# Help, We need ideas for shelter



## pseank (Feb 22, 2010)

My Wife and I built our home on my father inlaws small horse farm of 25 acres 10 years ago. He gave my wife a saddlebred foal and then me a QH. They are not purebred. Anyway, he was of the belief that all he needed to do was outlive his barn, fencing and pasture. Well he did. Now we will have approx 19 acres with about 4 acres pasture. The barn is close to collapse. Recent snow load scared the bejeezers out of me. He left 3 horses 2 of which are old and merely lawn ornaments and our 2. This leaves us with 5 horses and a limited income to care for them. We do not want to have the old girls sent for dog food, but we cannot afford a barn to support 5 horses. We plan to sell one horse and take care of the other 4 until the 2 old girls go the the great plains in the sky. Does anybody have good ideas on possibe temporary shelter, and also on hay storage. We use 6-700 bales a year with 5 horses. We would love a barn with 3 stalls but enough shelter for 4. They stay turned out all the time. We also need to fence. I love the safe fence electric but welcome ideas. Thanks for any ideas


----------



## maura (Nov 21, 2009)

An aluminum carport, the kind you see advertised for $600 or $ 700 dollars, works perfectly for hay. For a little more money, you can close in the sides and ends. If you need to lower cost, close the sides and use tarps to close off the ends for now.

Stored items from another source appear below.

template <typename F>
__global__ __launch_bounds__(512, 2) void vit_mlp3_kernel(const ppt_vit_mlp_params p)
{
    extern __shared__ __align__(16) unsigned char smem[];
    unsigned char *h2 = smem, *ub = smem + H2_BYTES;
    float *gam = reinterpret_cast<float *>(smem + H2_BYTES + 2 * U_BYTES), *bet = gam + D, *b1s = bet + D, *b2s = b1s + HID;
    int lane = threadIdx.x & 63;
    const int w = __builtin_amdgcn_readfirstlane(threadIdx.x >> 6);
    int l15 = lane & 15, kg = lane >> 4, lo16 = lane * 16, tid = threadIdx.x;
#define RELANE() do { asm volatile("" : "+v"(lane)); l15 = lane & 15; kg = lane >> 4; lo16 = lane * 16; tid = 64 * w + lane; } while (0)

    const __amdgpu_buffer_rsrc_t r1 = __builtin_amdgcn_make_buffer_rsrc(const_cast<void *>(p.W1), 0, W1_BYTES, 0x00020000);
    const __amdgpu_buffer_rsrc_t r2 = __builtin_amdgcn_make_buffer_rsrc(const_cast<void *>(p.W2), 0, W2_BYTES, 0x00020000);
    constexpr int WAVE_SLAB = 24 * 1024;
    int o1 = 0, o2 = 0;
    auto next1 = [&](uint4 &fa, uint4 &fb) {
        fa = __builtin_bit_cast(uint4, __builtin_amdgcn_raw_buffer_load_b128(r1, lo16, o1, 0));
        fb = __builtin_bit_cast(uint4, __builtin_amdgcn_raw_buffer_load_b128(r1, lo16 + 1024, o1, 0));
        o1 += 2048;
    };
    auto next2 = [&](uint4 (&f)[3]) {
        f[0] = __builtin_bit_cast(uint4, __builtin_amdgcn_raw_buffer_load_b128(r2, lo16, o2, 0));
        f[1] = __builtin_bit_cast(uint4, __builtin_amdgcn_raw_buffer_load_b128(r2, lo16 + 1024, o2, 0));
        f[2] = __builtin_bit_cast(uint4, __builtin_amdgcn_raw_buffer_load_b128(r2, lo16 + 2048, o2, 0));
        o2 += 3072;
    };
#ifdef PPT_MLP3_STAMP
    unsigned long long *stamps = (unsigned long long *)p.residual2;
#endif

    for (int chunk = blockIdx.x; chunk < p.n_chunks; chunk += gridDim.x) {
        MLP3_STAMP(6, 0);
        RELANE();
        const int row0 = chunk * p.rows_per_chunk;
        const int nrow = min(p.rows_per_chunk, p.M - row0);
        lds_barrier();
        MLP3_STAMP(5, 1);
        ppt_f32x4 acc2[RB][3];
        float hrs[RB], rs1[RB];
        uint4 g1[D1][2], g2[D2][3];
        {
            float cst[6];
            const bool first = chunk == (int)blockIdx.x;
            if (first) {
                const int c = tid;
                cst[0] = c < D ? p.ln_w[c] : 0.f; cst[1] = c < D ? p.ln_b[c] : 0.f; cst[2] = (c < D && p.b2) ? p.b2[c] : 0.f;
#pragma unroll
                for (int i = 0; i < 3; ++i) cst[3 + i] = p.b1 ? p.b1[c + 512 * i] : 0.f;
            }
            if (p.proj_a) {
                const bf16_t *A = (const bf16_t *)p.proj_a;
                for (int i = tid; i < R * (D / 8); i += 512) {
                    const int lr = i / (D / 8), c8 = i % (D / 8);
                    uint4 v = make_uint4(0u, 0u, 0u, 0u);
                    if (lr < nrow) v = *reinterpret_cast<const uint4 *>(A + (size_t)(row0 + lr) * D + 8 * c8);
                    *reinterpret_cast<uint4 *>(h2 + lr * HP + 16 * c8) = v;
                }
            }
            float4 xv[RB][3];
#pragma unroll
            for (int rb = 0; rb < RB; ++rb) {
                const int m = row0 + min(16 * rb + l15, nrow - 1);
#pragma unroll
                for (int nb = 0; nb < 3; ++nb) xv[rb][nb] = *reinterpret_cast<const float4 *>(p.x + (size_t)m * D + 48 * w + 16 * nb + 4 * kg);
            }
#pragma unroll
            for (int rb = 0; rb < RB; ++rb) {
                const int m = row0 + min(16 * rb + l15, nrow - 1);
                hrs[rb] = p.row_scale ? 0.5f * p.row_scale[m / p.row_scale_rows] : 0.5f;
                rs1[rb] = (p.proj_a && p.proj_row_scale) ? p.proj_row_scale[m / p.proj_row_scale_rows] : 1.0f;
            }
            if (first) {
                const int c = tid;
                if (c < D) { gam[c] = cst[0]; bet[c] = cst[1]; b2s[c] = cst[2]; }
#pragma unroll
                for (int i = 0; i < 3; ++i) b1s[c + 512 * i] = cst[3 + i];
            }
            MLP3_STAMP(5, 2);
            if (p.proj_a) {
                const __amdgpu_buffer_rsrc_t wrs = __builtin_amdgcn_make_buffer_rsrc(const_cast<void *>(p.proj_W), 0, 8 * 36 * 64 * 16, 0x00020000);
                auto pfrag = [&](int nb, int ks) {
                    return __builtin_bit_cast(uint4, __builtin_amdgcn_raw_buffer_load_b128(wrs, lo16, (w * 36 + nb * 12 + ks) * 1024, 0));
                };
                uint4 wf[4][3];
#pragma unroll
                for (int ks = 0; ks < 4; ++ks)
#pragma unroll
                    for (int nb = 0; nb < 3; ++nb) wf[ks][nb] = pfrag(nb, ks);
                lds_barrier();
                MLP3_STAMP(5, 3);
#pragma unroll
                for (int rb = 0; rb < RB; ++rb)
#pragma unroll
                    for (int nb = 0; nb < 3; ++nb) acc2[rb][nb] = ppt_f32x4{0.f, 0.f, 0.f, 0.f};
                const unsigned char *ha = h2 + l15 * HP + 16 * kg;
                uint4 fp[2][RB];
#pragma unroll
                for (int rb = 0; rb < RB; ++rb) fp[0][rb] = *reinterpret_cast<const uint4 *>(ha + rb * 16 * HP);
#pragma unroll
                for (int ks = 0; ks < K1; ++ks) {
                    if (ks + 1 < K1) {
#pragma unroll
                        for (int rb = 0; rb < RB; ++rb) fp[(ks + 1) & 1][rb] = *reinterpret_cast<const uint4 *>(ha + rb * 16 * HP + 64 * (ks + 1));
                    }
#pragma unroll
                    for (int rb = 0; rb < RB; ++rb)
#pragma unroll
                        for (int nb = 0; nb < 3; ++nb) acc2[rb][nb] = h16<F>::mfma16(wf[ks & 3][nb], fp[ks & 1][rb], acc2[rb][nb]);
                    if (ks + 4 < K1) {
#pragma unroll
                        for (int nb = 0; nb < 3; ++nb) wf[ks & 3][nb] = pfrag(nb, ks + 4);
                    }
                    __builtin_amdgcn_sched_barrier(0);
                }
                MLP3_STAMP(5, 4);
#pragma unroll
                for (int rb = 0; rb < RB; ++rb) {
                    const float r1 = rs1[rb];
#pragma unroll
                    for (int nb = 0; nb < 3; ++nb) {
                        const int n = 48 * w + 16 * nb + 4 * kg;
                        const float4 bv = p.proj_b ? *reinterpret_cast<const float4 *>(p.proj_b + n) : make_float4(0.f, 0.f, 0.f, 0.f);
                        acc2[rb][nb][0] = (acc2[rb][nb][0] + bv.x) * r1 + xv[rb][nb].x; acc2[rb][nb][1] = (acc2[rb][nb][1] + bv.y) * r1 + xv[rb][nb].y;
                        acc2[rb][nb][2] = (acc2[rb][nb][2] + bv.z) * r1 + xv[rb][nb].z; acc2[rb][nb][3] = (acc2[rb][nb][3] + bv.w) * r1 + xv[rb][nb].w;
                    }
                }
            } else {
#pragma unroll
                for (int rb = 0; rb < RB; ++rb)
#pragma unroll
                    for (int nb = 0; nb < 3; ++nb) acc2[rb][nb] = ppt_f32x4{xv[rb][nb].x, xv[rb][nb].y, xv[rb][nb].z, xv[rb][nb].w};
            }
        }
        MLP3_STAMP(5, 5);
        RELANE();
        o1 = o2 = w * WAVE_SLAB;
#pragma unroll
        for (int s = 0; s < D1; ++s) next1(g1[s][0], g1[s][1]);
#pragma unroll
        for (int s = 0; s < D2; ++s) next2(g2[s]);
        {
            float *psum = reinterpret_cast<float *>(ub);
            float *stat = psum + R * 32;
            if (p.proj_a) lds_barrier();
#pragma unroll
            for (int rb = 0; rb < RB; ++rb) {
                float sum = 0.f;
#pragma unroll
                for (int nb = 0; nb < 3; ++nb) sum += (acc2[rb][nb][0] + acc2[rb][nb][1]) + (acc2[rb][nb][2] + acc2[rb][nb][3]);
                psum[(16 * rb + l15) * 32 + 4 * w + kg] = sum;
            }
            lds_barrier();
            if (tid < R) {
                float t = 0.f;
#pragma unroll
                for (int i = 0; i < 32; ++i) t += psum[tid * 32 + i];
                stat[tid] = t * (1.0f / (float)D);
            }
            lds_barrier();
            float mean_r[RB];
#pragma unroll
            for (int rb = 0; rb < RB; ++rb) {
                const int lr = 16 * rb + l15;
                mean_r[rb] = stat[lr];
                float q = 0.f;
#pragma unroll
                for (int nb = 0; nb < 3; ++nb)
#pragma unroll
                    for (int i = 0; i < 4; ++i) { const float d = acc2[rb][nb][i] - mean_r[rb]; q = fmaf(d, d, q); }
                psum[lr * 32 + 4 * w + kg] = q;
            }
            lds_barrier();
            if (tid < R) {
                float t = 0.f;
#pragma unroll
                for (int i = 0; i < 32; ++i) t += psum[tid * 32 + i];
                stat[R + tid] = 1.0f / sqrtf(t * (1.0f / (float)D) + p.ln_eps);
            }
            lds_barrier();
#pragma unroll
            for (int rb = 0; rb < RB; ++rb) {
                const int lr = 16 * rb + l15;
                const float rstd = stat[R + lr];
#pragma unroll
                for (int nb = 0; nb < 3; ++nb) {
                    const int n = 48 * w + 16 * nb + 4 * kg;
                    const float4 g = *reinterpret_cast<const float4 *>(gam + n), b = *reinterpret_cast<const float4 *>(bet + n);
                    uint2 o = make_uint2(0u, 0u);
                    if (lr < nrow)
                        o = make_uint2(h16<F>::pack2((acc2[rb][nb][0] - mean_r[rb]) * rstd * g.x + b.x, (acc2[rb][nb][1] - mean_r[rb]) * rstd * g.y + b.y),
                                       h16<F>::pack2((acc2[rb][nb][2] - mean_r[rb]) * rstd * g.z + b.z, (acc2[rb][nb][3] - mean_r[rb]) * rstd * g.w + b.w));
                    *reinterpret_cast<uint2 *>(h2 + lr * HP + 2 * n) = o;
                }
            }
        }
        MLP3_STAMP(5, 6);
        lds_barrier();
        MLP3_STAMP(6, 1);
        RELANE();

        ppt_f32x4 a1[RB][2];
        auto gemm1 = [&](int jj) {
#pragma unroll
            for (int h = 0; h < 2; ++h) {
                const float4 bv = *reinterpret_cast<const float4 *>(b1s + jj * HC + 32 * w + 16 * h + 4 * kg);
#pragma unroll
                for (int rb = 0; rb < RB; ++rb) a1[rb][h] = ppt_f32x4{bv.x, bv.y, bv.z, bv.w};
            }
            const unsigned char *ha = h2 + l15 * HP + 16 * kg;
            uint4 fa[2][RB];
#pragma unroll
            for (int rb = 0; rb < RB; ++rb) fa[0][rb] = *reinterpret_cast<const uint4 *>(ha + rb * 16 * HP);
#pragma unroll
            for (int ks = 0; ks < K1; ++ks) {
                if (ks + 1 < K1) {
#pragma unroll
                    for (int rb = 0; rb < RB; ++rb) fa[(ks + 1) & 1][rb] = *reinterpret_cast<const uint4 *>(ha + rb * 16 * HP + 64 * (ks + 1));
                }
                const uint4 wa = g1[ks % D1][0], wb = g1[ks % D1][1];
#pragma unroll
                for (int rb = 0; rb < RB; ++rb) {
                    a1[rb][0] = h16<F>::mfma16(wa, fa[ks & 1][rb], a1[rb][0]);
                    a1[rb][1] = h16<F>::mfma16(wb, fa[ks & 1][rb], a1[rb][1]);
                }
                if (ks + D1 == K1) o1 += 7 * WAVE_SLAB;
                next1(g1[ks % D1][0], g1[ks % D1][1]);
                __builtin_amdgcn_sched_barrier(0);
            }
        };
        auto gelu_pair = [&](int jj, int q) {
            const int rb = q >> 1, h = q & 1;
            float v[4];
#pragma unroll
            for (int i = 0; i < 4; ++i) v[i] = gelu_poly3(a1[rb][h][i], hrs[rb]);
            *reinterpret_cast<uint2 *>(ub + (jj & 1) * U_BYTES + (16 * rb + l15) * UP + (32 * w + 16 * h + 4 * kg) * 2) =
                make_uint2(h16<F>::pack2(v[0], v[1]), h16<F>::pack2(v[2], v[3]));
        };
        auto gemm2 = [&](int j, auto with_gelu_c) {
            constexpr bool with_gelu = decltype(with_gelu_c)::value;
            const unsigned char *ua = ub + (j & 1) * U_BYTES + l15 * UP + 16 * kg;
            uint4 fu[2][RB];
#pragma unroll
            for (int rb = 0; rb < RB; ++rb) fu[0][rb] = *reinterpret_cast<const uint4 *>(ua + rb * 16 * UP);
#pragma unroll
            for (int ks = 0; ks < K2; ++ks) {
                if (ks + 1 < K2) {
#pragma unroll
                    for (int rb = 0; rb < RB; ++rb) fu[(ks + 1) & 1][rb] = *reinterpret_cast<const uint4 *>(ua + rb * 16 * UP + 64 * (ks + 1));
                }
#pragma unroll
                for (int rb = 0; rb < RB; ++rb)
#pragma unroll
                    for (int nb = 0; nb < 3; ++nb) acc2[rb][nb] = h16<F>::mfma16(g2[ks % D2][nb], fu[ks & 1][rb], acc2[rb][nb]);
                if (ks + D2 == K2) o2 += 7 * WAVE_SLAB;
                next2(g2[ks % D2]);
                if constexpr (with_gelu) {
                    gelu_pair(j + 1, ks);
                    if (ks < 2 * RB - K2) gelu_pair(j + 1, K2 + ks);
                }
                __builtin_amdgcn_sched_barrier(0);
            }
        };

        gemm1(0);
#pragma unroll
        for (int q = 0; q < 2 * RB; ++q) gelu_pair(0, q);
        lds_barrier();
        MLP3_STAMP(6, 2);
        for (int j = 0; j < NJ - 1; ++j) {
            MLP3_STAMP(j, 0);
            gemm1(j + 1);
            MLP3_STAMP(j, 1);
            gemm2(j, std::true_type{});
            MLP3_STAMP(j, 2);
            lds_barrier();
            MLP3_STAMP(j, 3);
        }
        MLP3_STAMP(NJ - 1, 0);
        RELANE();
        float4 r2v[RB][3];
#ifndef PPT_MLP3_STAMP
        if (p.residual2) {
#pragma unroll
            for (int rb = 0; rb < RB; ++rb) {
                const int m = row0 + min(16 * rb + l15, nrow - 1);
#pragma unroll
                for (int nb = 0; nb < 3; ++nb) r2v[rb][nb] = *reinterpret_cast<const float4 *>(p.residual2 + (size_t)m * D + 48 * w + 16 * nb + 4 * kg);
            }
        } else
#endif
        {
#pragma unroll
            for (int rb = 0; rb < RB; ++rb)
#pragma unroll
                for (int nb = 0; nb < 3; ++nb) r2v[rb][nb] = make_float4(0.f, 0.f, 0.f, 0.f);
        }
        gemm2(NJ - 1, std::false_type{});
        MLP3_STAMP(7, 0);

#pragma unroll
        for (int rb = 0; rb < RB; ++rb) {
            const int lr = 16 * rb + l15;
            if (lr < nrow) {
                const int m = row0 + lr;
#pragma unroll
                for (int nb = 0; nb < 3; ++nb) {
                    const int n = 48 * w + 16 * nb + 4 * kg;
                    const float4 bv = *reinterpret_cast<const float4 *>(b2s + n);
                    const float r = 2.0f * hrs[rb];
                    const float4 o = make_float4(fmaf(bv.x, r, acc2[rb][nb][0]) + r2v[rb][nb].x, fmaf(bv.y, r, acc2[rb][nb][1]) + r2v[rb][nb].y,
                                                 fmaf(bv.z, r, acc2[rb][nb][2]) + r2v[rb][nb].z, fmaf(bv.w, r, acc2[rb][nb][3]) + r2v[rb][nb].w);
                    *reinterpret_cast<float4 *>(p.out + (size_t)m * D + n) = o;
                }
            }
        }
        MLP3_STAMP(7, 1);
    }
}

As for a barn, I would either build a large run in shed for now or put up supports and a roof on the footprint of the size barn you'd eventually like to have - just the poles and roof. Finish the side that faces the prevailing wind if you have the money. That's adequate shelter for now, and a place out of the rain. You can make stalls as needed with livestock panels (metal corral panels) and finish the rest of the barn as you have money and time.


----------



## ShutUpJoe (Nov 10, 2009)

They have temporary tarp shelters, you can get them at tractor supply. They aren't expensive and they are pretty sturdy. The only problem is some horses won't go under them.

Can you rebuild your old barn? Use the wood to rebuild it? Or is it bad wood? You could look around for someone who wants an old barn torn down and use some wood from it.


----------



## pseank (Feb 22, 2010)

The old barn was built as a milking barn in the 20's, it is a cool barn but they ran out of funds and or tin and part of the roof was roll roofing. The roof is rotted, the second floor is rotted and worst of all the barn is on property that when my father in laws estate is finaly settled it likely will not be on our property so we gotta go another route. Thanks for the response


----------